Our fourth imaginative sense is fantasizing. Other than idle daydreaming, there have been many positive uses outlined for fantasizing. Kabbalistically, we can use our imagination "to attain higher realms." They can be made to "minister to higher faculties of the soul." Psychologically, "active imagination" can facilitate better communication between our conscious and unconscious. It "demands not just perception and passivity, but active participation." Using our active imagination or fantasizing can reveal "the negative movement of the unconscious" which allows us to "gain added influence over the unconscious."
Another important function of our imagination is its ability to unify the various parts of our Personality. The philosopher Samuel Coleridge considered primary imagination as the "synthetically perceiving and categorizing of things that are not me." His secondary imagination provides the "power of unifying chaotic experience into the significant form of art." To C.G. Jung, our imagination provides a "centering process" which uncovers and transforms the conflicts and twisted energies within our Personality. Through our active imagination, we can use internal imagery of the imagination to uncover and resolve emotional and mental conflicts that become reflected in our imagination.
The highest energies in the Imaginative Plane include values and virtues. Here we have the energies that connect and reflect core aspects of the soul. Webster's Dictionary defines values as "what we think is good, qualities having intrinsic worth" and "standards held" by individuals and groups. Values are "what we esteem, admire" and "give significance to." Interestingly, many Christians and those in Western society define the soul the same way as Webster's defines values.

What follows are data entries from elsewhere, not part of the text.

# google-ai-edge/ai-edge-quantizer

Measured on AMD Instinct MI355X. Metric: weight-bytes quantized/sec (GB/s), 4096x4096 per-channel int8, higher is better.
Workload: dtype f32; 1 GPU; per-channel int8 symmetric requant of 4096x4096 FP32 weight buffers (BASELINE config 2)

## Files before the change

### ai-edge-quantizer_amd/csrc/reduce_exact.hip

```cpp
#include <cstdlib>

#include "common.h"

namespace mi355q {
namespace {

constexpr int kChunk = 8192;

__device__ __forceinline__ float lane_bcast(float v, int src_lane) {
  return __int_as_float(__builtin_amdgcn_readlane(__float_as_int(v), src_lane));
}

__device__ __forceinline__ float wave_shr1(float v) {
  return __int_as_float(__builtin_amdgcn_update_dpp(0, __float_as_int(v), 0x138, 0xF, 0xF, false));
}

template <bool SQUARE>
__device__ __forceinline__ float tr(float v) {
  if constexpr (SQUARE) return v * v;
  return v;
}

template <bool SQUARE>
__device__ __forceinline__ float leaf_sum(const float* a, int m, int lane) {
  const int full = m & ~7;
  float r = 0.f;
  if (lane < 8) {
    r = tr<SQUARE>(a[lane]);
    for (int i = 8; i < full; i += 8) r = r + tr<SQUARE>(a[i + lane]);
  }
  const float r0 = lane_bcast(r, 0), r1 = lane_bcast(r, 1), r2 = lane_bcast(r, 2),
              r3 = lane_bcast(r, 3), r4 = lane_bcast(r, 4), r5 = lane_bcast(r, 5),
              r6 = lane_bcast(r, 6), r7 = lane_bcast(r, 7);
  float res = ((r0 + r1) + (r2 + r3)) + ((r4 + r5) + (r6 + r7));
  for (int i = full; i < m; ++i) res = res + tr<SQUARE>(a[i]);
  return res;
}

template <bool SQUARE, int DEPTH>
__device__ __noinline__ float pairwise_sum(const float* a, int n, int lane) {
  if (n < 8) {
    float res = 0.f;
    for (int i = 0; i < n; ++i) res = res + tr<SQUARE>(a[i]);
    return res;
  }
  if (n <= 128) return leaf_sum<SQUARE>(a, n, lane);
  if constexpr (DEPTH > 0) {
    int n2 = n / 2;
    n2 -= n2 % 8;
    const float left = pairwise_sum<SQUARE, DEPTH - 1>(a, n2, lane);
    const float right = pairwise_sum<SQUARE, DEPTH - 1>(a + n2, n - n2, lane);
    return left + right;
  } else {
    return leaf_sum<SQUARE>(a, n, lane);
  }
}

struct RunSum {
  float acc = 0.f;
  unsigned count = 0;
  int pend_start = 0;
  int pend_len = 0;
  float pend_sum = 0.f;

  __device__ __forceinline__ void flush(const float* a, int lane) {
    if (pend_len > 0) {
      acc = acc + (pend_len < 8 ? pend_sum : pairwise_sum<false, 8>(a + pend_start, pend_len, lane));
      pend_len = 0;
    }
  }

  __device__ __forceinline__ void feed(unsigned long long m, int base, float v, const float* a,
                                       int lane) {
    if ((base % kChunk) == 0 || (m & 1ull) == 0) flush(a, lane);
    count += static_cast<unsigned>(__builtin_popcountll(m));
    if (m == 0) return;
    const unsigned long long m4 = m & (m >> 1) & (m >> 2) & (m >> 3);
    if ((m4 & (m4 >> 4)) != 0 || (pend_len > 0 && pend_len + __builtin_ctzll(~m) >= 8)) {
      feed_runs(m, base, v, a, lane);
      return;
    }
    const float carry = pend_len > 0 ? pend_sum : 0.f;
    pend_len = 0;
    const bool sel = ((m >> lane) & 1ull) != 0;
    float partial = sel ? (lane == 0 ? carry : 0.f) + v : 0.f;
    const unsigned long long m2 = m & (m >> 1);
    if (m2 != 0) {
      const bool cont = (((m2 << 1) >> lane) & 1ull) != 0;
      const int rounds = (m2 & (m >> 2)) == 0 ? 1 : (m4 == 0 ? 2 : 6);
      for (int t = 0; t < rounds; ++t) {
        const float left = wave_shr1(partial);
        if (cont) partial = left + v;
      }
    }
    unsigned long long mf = m;
    if (m >> 63) {
      const int t = __builtin_clzll(~m);
      mf = m & (~0ull >> t);
      pend_start = base + 64 - t;
      pend_len = t;
      pend_sum = lane_bcast(partial, 63);
    }
    unsigned long long ends = mf & ~(mf >> 1);
    const int k = __builtin_popcountll(ends);
    if (k <= 3) {
      while (ends != 0) {
        acc = acc + lane_bcast(partial, __builtin_ctzll(ends));
        ends &= ends - 1ull;
      }
      return;
    }
    const bool is_end = ((ends >> lane) & 1ull) != 0;
    const int rank = __builtin_amdgcn_mbcnt_hi(static_cast<unsigned>(ends >> 32),
                                               __builtin_amdgcn_mbcnt_lo(static_cast<unsigned>(ends), 0));
    const int dest = is_end ? rank : k + lane - rank;
    const float r = __int_as_float(__builtin_amdgcn_ds_permute(dest << 2, __float_as_int(partial)));
    float x = r;
    for (int t = 0; t < k; t += 4) {
#pragma unroll
      for (int j = 0; j < 4; ++j) {
        const float left = __int_as_float(__builtin_amdgcn_update_dpp(
            __float_as_int(acc), __float_as_int(x), 0x138, 0xF, 0xF, false));
        x = left + r;
      }
    }
    acc = lane_bcast(x, k - 1);
  }

  __device__ __forceinline__ float chain(float start, float v, int s, int len) {
    float rs = start;
    for (int i = 0; i < len; ++i) rs = rs + lane_bcast(v, s + i);
    return rs;
  }

  __device__ __forceinline__ void feed_runs(unsigned long long m, int base, float v, const float* a,
                                            int lane) {
    while (m != 0) {
      const int s = __builtin_ctzll(m);
      const unsigned long long t = m >> s;
      const int len = (~t == 0) ? 64 - s : __builtin_ctzll(~t);
      if (s + len == 64) {
        if (pend_len > 0) {
          pend_len += len;
        } else {
          pend_start = base + s;
          pend_len = len;
          if (len < 8) pend_sum = chain(0.f, v, s, len);
        }
        return;
      }
      if (pend_len > 0) {
        if (pend_len + len < 8) {
          acc = acc + chain(pend_sum, v, 0, len);
          pend_len = 0;
        } else {
          pend_len += len;
          flush(a, lane);
        }
      } else if (len < 8) {
        acc = acc + chain(0.f, v, s, len);
      } else {
        acc = acc + pairwise_sum<false, 8>(a + base + s, len, lane);
      }
      m &= ~(((1ull << len) - 1ull) << s);
    }
  }
};
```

As desire-mind energies help integrate parts of our Personality and help reflect a part of the soul into it, values help integrate or unify our higher outer Ego with another part of our inner soul. Values are the reflection of the soul that brings greater purpose and meaning to our life. This is why it's so important that we transform the collective values we inherit growing up into our own individually defined values for life. In fact, I think most would agree that what values we live by our more important than what we accomplish in life
Moving to our highest and most spiritualized imaginative energy, we meet virtues. Webster's defines virtue as power, having potency, goodness, merit, and efficacy. Potency is the "capacity for development." Efficacy is the "power to produce effects and intended results." In Eastern mysticism, efficacy is the strength and permanent union with the supreme principle. Within Western mysticism, Plotinus defined virtue as "purging the soul of influence of the sensual pleasures and imagery."
Virtues represent various energies of spiritual Beingness projected into lower materiality. They provide the capacity and strength for transmuting (i.e. transforming) the Ego and Personality into the spiritual Man. The four Cardinal virtues include prudence, justice, fortitude and temperance. It should be fairly easy to understand how each of these will bring about some form of transformation within our Ego and Personality.
It is almost a cardinal sin that most in humanity put so little value on our imaginative nature. Experts within various fields of study all agree on the power and efficacy that the positive use of our imaginative senses will produce. It is safe to say that without the use of our inner imagination, connection to our soul and advanced spiritual growth become fleeting to neigh on improbable.